Task brief:
Please show every line in the entries below that includes the word "woff".

Stored items
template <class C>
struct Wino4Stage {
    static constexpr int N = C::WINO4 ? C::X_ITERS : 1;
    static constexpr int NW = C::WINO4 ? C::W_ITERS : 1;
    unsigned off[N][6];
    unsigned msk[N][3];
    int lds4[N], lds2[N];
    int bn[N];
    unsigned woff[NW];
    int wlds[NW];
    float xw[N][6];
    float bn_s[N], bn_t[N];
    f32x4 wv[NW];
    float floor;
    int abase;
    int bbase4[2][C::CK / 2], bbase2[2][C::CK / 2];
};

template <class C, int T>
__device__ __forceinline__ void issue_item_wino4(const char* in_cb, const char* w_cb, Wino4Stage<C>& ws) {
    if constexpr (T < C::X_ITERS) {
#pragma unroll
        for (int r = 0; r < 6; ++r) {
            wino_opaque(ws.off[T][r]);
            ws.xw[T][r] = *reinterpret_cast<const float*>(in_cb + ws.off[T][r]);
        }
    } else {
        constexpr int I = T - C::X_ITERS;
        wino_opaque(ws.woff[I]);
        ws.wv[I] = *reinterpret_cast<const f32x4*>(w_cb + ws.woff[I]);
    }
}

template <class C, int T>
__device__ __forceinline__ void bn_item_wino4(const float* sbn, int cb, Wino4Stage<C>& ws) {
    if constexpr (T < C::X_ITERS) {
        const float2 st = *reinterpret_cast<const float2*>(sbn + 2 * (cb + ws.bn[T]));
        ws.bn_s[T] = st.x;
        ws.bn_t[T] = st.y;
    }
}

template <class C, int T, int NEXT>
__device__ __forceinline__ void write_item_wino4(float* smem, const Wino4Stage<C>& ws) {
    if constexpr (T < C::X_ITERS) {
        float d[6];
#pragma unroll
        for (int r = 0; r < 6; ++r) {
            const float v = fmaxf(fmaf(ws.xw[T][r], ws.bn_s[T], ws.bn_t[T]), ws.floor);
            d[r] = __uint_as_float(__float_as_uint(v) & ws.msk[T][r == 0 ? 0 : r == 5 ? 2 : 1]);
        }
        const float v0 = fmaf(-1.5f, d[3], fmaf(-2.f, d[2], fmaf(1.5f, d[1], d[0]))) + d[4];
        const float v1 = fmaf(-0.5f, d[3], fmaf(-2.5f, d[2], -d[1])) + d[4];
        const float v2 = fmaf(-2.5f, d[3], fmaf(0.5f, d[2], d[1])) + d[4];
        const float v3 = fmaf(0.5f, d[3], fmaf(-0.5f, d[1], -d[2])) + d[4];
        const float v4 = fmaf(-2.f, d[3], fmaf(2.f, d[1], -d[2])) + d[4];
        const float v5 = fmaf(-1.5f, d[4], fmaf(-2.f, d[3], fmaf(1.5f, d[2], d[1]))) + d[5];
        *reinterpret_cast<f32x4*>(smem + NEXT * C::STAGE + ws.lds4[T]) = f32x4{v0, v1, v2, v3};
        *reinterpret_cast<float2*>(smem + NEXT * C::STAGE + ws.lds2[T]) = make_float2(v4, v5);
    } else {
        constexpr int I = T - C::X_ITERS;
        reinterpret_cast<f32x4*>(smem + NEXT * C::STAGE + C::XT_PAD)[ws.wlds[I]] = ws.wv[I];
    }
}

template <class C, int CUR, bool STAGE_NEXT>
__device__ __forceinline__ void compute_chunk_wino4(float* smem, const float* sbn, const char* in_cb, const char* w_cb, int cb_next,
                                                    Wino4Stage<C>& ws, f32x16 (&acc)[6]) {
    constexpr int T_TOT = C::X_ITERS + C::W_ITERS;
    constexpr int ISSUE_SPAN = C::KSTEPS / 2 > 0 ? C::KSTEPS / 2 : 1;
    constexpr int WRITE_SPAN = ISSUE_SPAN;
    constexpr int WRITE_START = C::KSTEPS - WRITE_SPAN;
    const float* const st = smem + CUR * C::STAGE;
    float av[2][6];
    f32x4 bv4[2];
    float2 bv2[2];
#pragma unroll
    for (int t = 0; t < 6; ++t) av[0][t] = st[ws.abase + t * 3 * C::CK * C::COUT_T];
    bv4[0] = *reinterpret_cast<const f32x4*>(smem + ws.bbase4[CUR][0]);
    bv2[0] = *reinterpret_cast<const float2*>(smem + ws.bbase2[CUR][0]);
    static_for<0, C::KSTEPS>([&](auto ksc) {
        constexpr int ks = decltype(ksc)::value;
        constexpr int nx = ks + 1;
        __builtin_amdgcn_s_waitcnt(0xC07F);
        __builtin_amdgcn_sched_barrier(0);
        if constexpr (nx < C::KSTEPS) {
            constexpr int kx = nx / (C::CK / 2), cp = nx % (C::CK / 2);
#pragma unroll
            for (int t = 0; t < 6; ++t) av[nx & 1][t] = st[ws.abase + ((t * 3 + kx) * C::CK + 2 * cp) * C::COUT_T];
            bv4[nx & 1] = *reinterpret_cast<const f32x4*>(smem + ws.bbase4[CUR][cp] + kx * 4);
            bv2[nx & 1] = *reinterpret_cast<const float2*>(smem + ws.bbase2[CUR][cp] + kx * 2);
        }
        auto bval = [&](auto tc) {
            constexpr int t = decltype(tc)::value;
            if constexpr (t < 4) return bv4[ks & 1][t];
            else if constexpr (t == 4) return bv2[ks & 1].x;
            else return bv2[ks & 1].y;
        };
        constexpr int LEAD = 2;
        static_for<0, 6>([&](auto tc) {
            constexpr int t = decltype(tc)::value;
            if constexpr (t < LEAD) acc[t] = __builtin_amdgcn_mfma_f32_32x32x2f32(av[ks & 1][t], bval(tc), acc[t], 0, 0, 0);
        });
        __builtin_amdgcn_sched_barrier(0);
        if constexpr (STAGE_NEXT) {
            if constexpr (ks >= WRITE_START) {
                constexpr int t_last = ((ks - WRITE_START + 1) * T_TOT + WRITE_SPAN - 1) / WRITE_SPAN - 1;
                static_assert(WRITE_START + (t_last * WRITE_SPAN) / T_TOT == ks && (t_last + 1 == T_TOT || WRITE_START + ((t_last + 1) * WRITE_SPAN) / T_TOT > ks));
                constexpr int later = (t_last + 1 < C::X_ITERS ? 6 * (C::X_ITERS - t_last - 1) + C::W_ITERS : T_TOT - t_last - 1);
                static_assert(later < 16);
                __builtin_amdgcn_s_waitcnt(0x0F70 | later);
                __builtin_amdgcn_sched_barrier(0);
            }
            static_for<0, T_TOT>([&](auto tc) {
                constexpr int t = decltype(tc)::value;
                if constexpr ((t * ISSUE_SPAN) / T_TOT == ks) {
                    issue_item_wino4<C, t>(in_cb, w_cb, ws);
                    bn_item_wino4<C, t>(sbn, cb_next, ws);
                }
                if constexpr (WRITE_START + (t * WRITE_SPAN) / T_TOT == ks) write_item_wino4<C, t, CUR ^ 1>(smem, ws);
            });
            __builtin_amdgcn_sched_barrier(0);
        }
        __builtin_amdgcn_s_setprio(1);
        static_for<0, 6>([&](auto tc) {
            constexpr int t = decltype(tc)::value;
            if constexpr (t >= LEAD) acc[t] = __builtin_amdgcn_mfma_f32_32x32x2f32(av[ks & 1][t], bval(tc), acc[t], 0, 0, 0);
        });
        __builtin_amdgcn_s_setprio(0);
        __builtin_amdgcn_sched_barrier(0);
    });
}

Response to this exercise:
    unsigned woff[NW];
        wino_opaque(ws.woff[I]);
        ws.wv[I] = *reinterpret_cast<const f32x4*>(w_cb + ws.woff[I]);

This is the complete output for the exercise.